In relation to this, a question came up about grounding/bonding the gas "tract" pipe. Around here a #6 is run from the corrugated gas pipe knuckle to the ground rods, water meter, or into the panel. (The plumber is allowed to do either of the first two methods.) But in this case it is new construction with temporary heat and a temp service about a hundred feet away. The question was could a ground rod be driven at the building and be done with it.

The answer from a state BO was "no, it has to go to the rods at the temp service." He also added that you should have an electrician do it because of the distance involved, which got me considering 250.122(B). Since there are no conductors here I am thinking there is no reason to increase the size of this ground wire. Any thoughts?

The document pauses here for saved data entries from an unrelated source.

@@ -1314,6 +1406,41 @@
     return ray_at(q_cur, pos_next++);
   }
 };
+
+template <bool EXTRA, bool NRM, bool STASH>
+__device__ __forceinline__ void write_missed_rays(const RenderKernelParams& k, const RayQueue& queue, int lane, float bg) {
+  const uint32_t sts = 2 * queue.bsh - 6;
+  const uint32_t n_masks = queue.n_blocks << sts;
+  const uint32_t wpb = blockDim.x >> 6;
+  for (uint32_t m = blockIdx.x * wpb + (threadIdx.x >> 6); m < n_masks; m += gridDim.x * wpb) {
+    const uint64_t bits = k.hit_mask[m];
+    const uint64_t miss = ~(((uint64_t)(uint32_t)__builtin_amdgcn_readfirstlane((int)(uint32_t)(bits >> 32)) << 32) |
+                            (uint32_t)__builtin_amdgcn_readfirstlane((int)(uint32_t)bits));
+    const uint32_t b = m >> sts, q = b & 7u;
+    const uint32_t pos0 = ((b >> 3) << (2 * queue.bsh)) | ((m & ((1u << sts) - 1u)) << 6);
+    if ((miss >> lane) & 1) {
+      const size_t ray = queue.ray_at(q, pos0 | (uint32_t)lane);
+      k.rgb[ray * 3] = bg; k.rgb[ray * 3 + 1] = bg; k.rgb[ray * 3 + 2] = bg;
+      k.depth[ray] = 0.0f; k.mask[ray] = 0.0f;
+      if constexpr (EXTRA) {
+        if (k.coords) { k.coords[ray * 3] = 0.0f; k.coords[ray * 3 + 1] = 0.0f; k.coords[ray * 3 + 2] = 0.0f; }
+        if (k.semantics) for (int a = 0; a < k.A; ++a) k.semantics[ray * k.A + a] = 0.0f;
+        if (NRM) { k.normals[ray * 3] = bg; k.normals[ray * 3 + 1] = bg; k.normals[ray * 3 + 2] = bg; }
+      }
+    }
+    if constexpr (STASH) {
+      if (k.stash) {
+        for (uint64_t mm = miss; mm; mm &= mm - 1) {
+          const size_t row = (size_t)queue.ray_at(q, pos0 | (uint32_t)__builtin_ctzll(mm)) * (size_t)k.tap_stride;
+          for (int e = lane; e < k.tap_stride; e += 64) {
+            k.t_coarse[row + e] = 0.0f; k.sigma_coarse[row + e] = 0.0f;
+            float* r3 = k.rgb_coarse + (row + e) * 3; r3[0] = 0.0f; r3[1] = 0.0f; r3[2] = 0.0f;
+          }
+        }
+      }
+    }
+  }
+}
 
 constexpr int kRenderPlain = 0, kRenderTaps = 1, kRenderProf = 2, kRenderTerm = 3, kRenderExtra = 4, kRenderNormals = 5;
 constexpr int kSemPitch = 2 * 64 + 4;
@@ -1580,6 +1707,7 @@
     cur = nxt;
     nxt = fly;
   }
+  if (queue.masks) write_missed_rays<EXTRA, NRM, TAPS>(k, queue, lane, bg);
   if (PROF && k.prof && lane == 0) {
     pc[11] = __builtin_readcyclecounter() - tk0;
     for (int i = 0; i < 12; ++i) atomicAdd(k.prof + i, pc[i]);
@@ -1869,6 +1997,7 @@
     }
     cur = nxt;
   }
+  if (queue.masks) write_missed_rays<EXTRA, NRM, TAPS>(k, queue, lane, bg);
   clock.stop(k);
 }
 
@@ -1998,15 +2127,24 @@
     }
     cur = nxt;
   }
+  if (queue.masks) write_missed_rays<false, false, true>(k, queue, lane, bg);
   clock.stop(k);
 }
 
 extern "C" size_t nfi_render_workspace_bytes(int64_t n_rays) {
   size_t n = (size_t)n_rays;
-  return n * 8 * sizeof(float) + ((n + 63) & ~(size_t)63) + 64 + 8 * 64;
-}
-
-struct RenderWorkspace { uint32_t* reduce; uint32_t* xcd_counter; float* ro; float* rd; float* near_raw; float* far_raw; uint8_t* hit; int64_t n; };
+  return n * 8 * sizeof(float) + ((n + 63) & ~(size_t)63) + 64 + 8 * 64 + ((n + 63) / 64) * 8;
+}
+
+static int render_block_shift(int width, int height) {
+  const int both = width | height;
+  return (both & 31) == 0 ? 5 : ((both & 15) == 0 ? 4 : 3);
+}
+
+struct RenderWorkspace {
+  uint32_t* reduce; uint32_t* xcd_counter; float* ro; float* rd; float* near_raw; float* far_raw; uint8_t* hit;
+  uint64_t* hit_mask; int64_t n;
+};
 
 static int render_carve(const nfi_render_args* a, RenderWorkspace& w) {
   REQUIRE(a && a->cam2world && a->workspace, "render: null pointer");
@@ -2023,6 +2161,7 @@
   w.near_raw = ws + kRays0 + 6 * n;
   w.far_raw = ws + kRays0 + 7 * n;
   w.hit = a->hit ? a->hit : reinterpret_cast<uint8_t*>(ws + kRays0 + 8 * n);
+  w.hit_mask = reinterpret_cast<uint64_t*>(reinterpret_cast<uint8_t*>(ws + kRays0 + 8 * n) + ((n + 63) & ~(int64_t)63));
   return NFI_OK;
 }
 
@@ -2031,7 +2170,9 @@
   const int full_h = a->full_height > 0 ? a->full_height : a->height;
   REQUIRE(a->row_offset >= 0 && a->row_offset + a->height <= full_h, "render: row window outside the image");
   CameraParams cam{a->cam2world, a->focal, a->bbox, a->focal ? a->center : nullptr, full_h, a->width, 1, a->height, a->row_offset};
-  RaygenOut rout{w.ro, w.rd, w.near_raw, w.far_raw, w.hit, w.reduce, a->scene_range};
+  const bool masks = a->width % 8 == 0 && a->height % 8 == 0;
+  RaygenOut rout{w.ro, w.rd, w.near_raw, w.far_raw, w.hit, w.reduce, a->scene_range, masks ? w.hit_mask : nullptr,
+                 render_block_shift(a->width, a->height)};
   hipLaunchKernelGGL(raygen_kernel, dim3((unsigned)std::min<int64_t>((w.n + 255) / 256, kRayBlocks)), dim3(256), 0, s, cam, a->n_scenes, rout);
   return NFI_OK;
 }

250.122(B) is n/a here; there are no ungrounded conductors. The gas line pipe would need a GEC to the GES under 250.52, yes? Just looked, 250.52 FPN re: gas pipes goes to 250.104(B).

 

[don_resqcapt19]

I believe this section means if you run larger conductors for voltage drop, like # 10's for a 20 amp circuit, then your ground wire would also have to be #10 because it is the same circular mill as the ungrounded conductors. (the wording about being increased in size "proportionately" is what confuses me, since the egc is often smaller.) Do I have this right?

In relation to this, a question came up about grounding/bonding the gas "tract" pipe. Around here a #6 is run from the corrugated gas pipe knuckle to the ground rods, water meter, or into the panel. (The plumber is allowed to do either of the first two methods.) But in this case it is new construction with temporary heat and a temp service about a hundred feet away. The question was could a ground rod be driven at the building and be done with it.

The answer from a state BO was "no, it has to go to the rods at the temp service." He also added that you should have an electrician do it because of the distance involved, which got me considering 250.122(B). Since there are no conductors here I am thinking there is no reason to increase the size of this ground wire. Any thoughts?

There are no rules in the NEC that apply to that conductor.

 

[310 BLAZE IT]

How do I calculate the minimum size for something like a 1600A feeder? I can reach this with different combinations including both copper and aluminum. Also, what if it doesn't reach the next size? So say for this 1600A feeder I use 600kcmil Aluminum. I meet the ampacity with 5 sets, but I am using 6 in this case. By this logic I have 6*600(1600/(5*600)) which equals 1920A... does not even go up one rating in 250.122. This rule should be clarified for larger feeders. It is much different than the bonding jumper requirement but I think some people like to think it works similarly

 

[Carultch]

How do I calculate the minimum size for something like a 1600A feeder? I can reach this with different combinations including both copper and aluminum. Also, what if it doesn't reach the next size? So say for this 1600A feeder I use 600kcmil Aluminum. I meet the ampacity with 5 sets, but I am using 6 in this case. By this logic I have 6*600(1600/(5*600)) which equals 1920A... does not even go up one rating in 250.122. This rule should be clarified for larger feeders. It is much different than the bonding jumper requirement but I think some people like to think it works similarly

Good question, and I have the same question myself. The way I understand it, is that it is the minimum size in the same number of sets and configuration that has sufficient ampacity.

So if you are using 6 sets of 600 kcmil AL, though 5 sets would be sufficient, forget that you ever thought about 5 sets. Now revisit it, and determine what size it would be, if you were using 6 sets. That would be 400 kcmil. So your upsize ratio is 600/400.

Note that 1920A does go up one rating from 1600A. If 1920A were required for your circuit, you'd have to use 2000A worth of wire.


I agree that the way the rules are written, it leaves all sorts of solutions that feel like loopholes. Like instead of installing a 40A circuit with #8 wire upsized to #6 & #8 ground, I can install a 60A circuit with a #6 wire and a #10 ground. The circuit would not even be considered upsized for voltage drop, but instead for larger than necessary OCPD.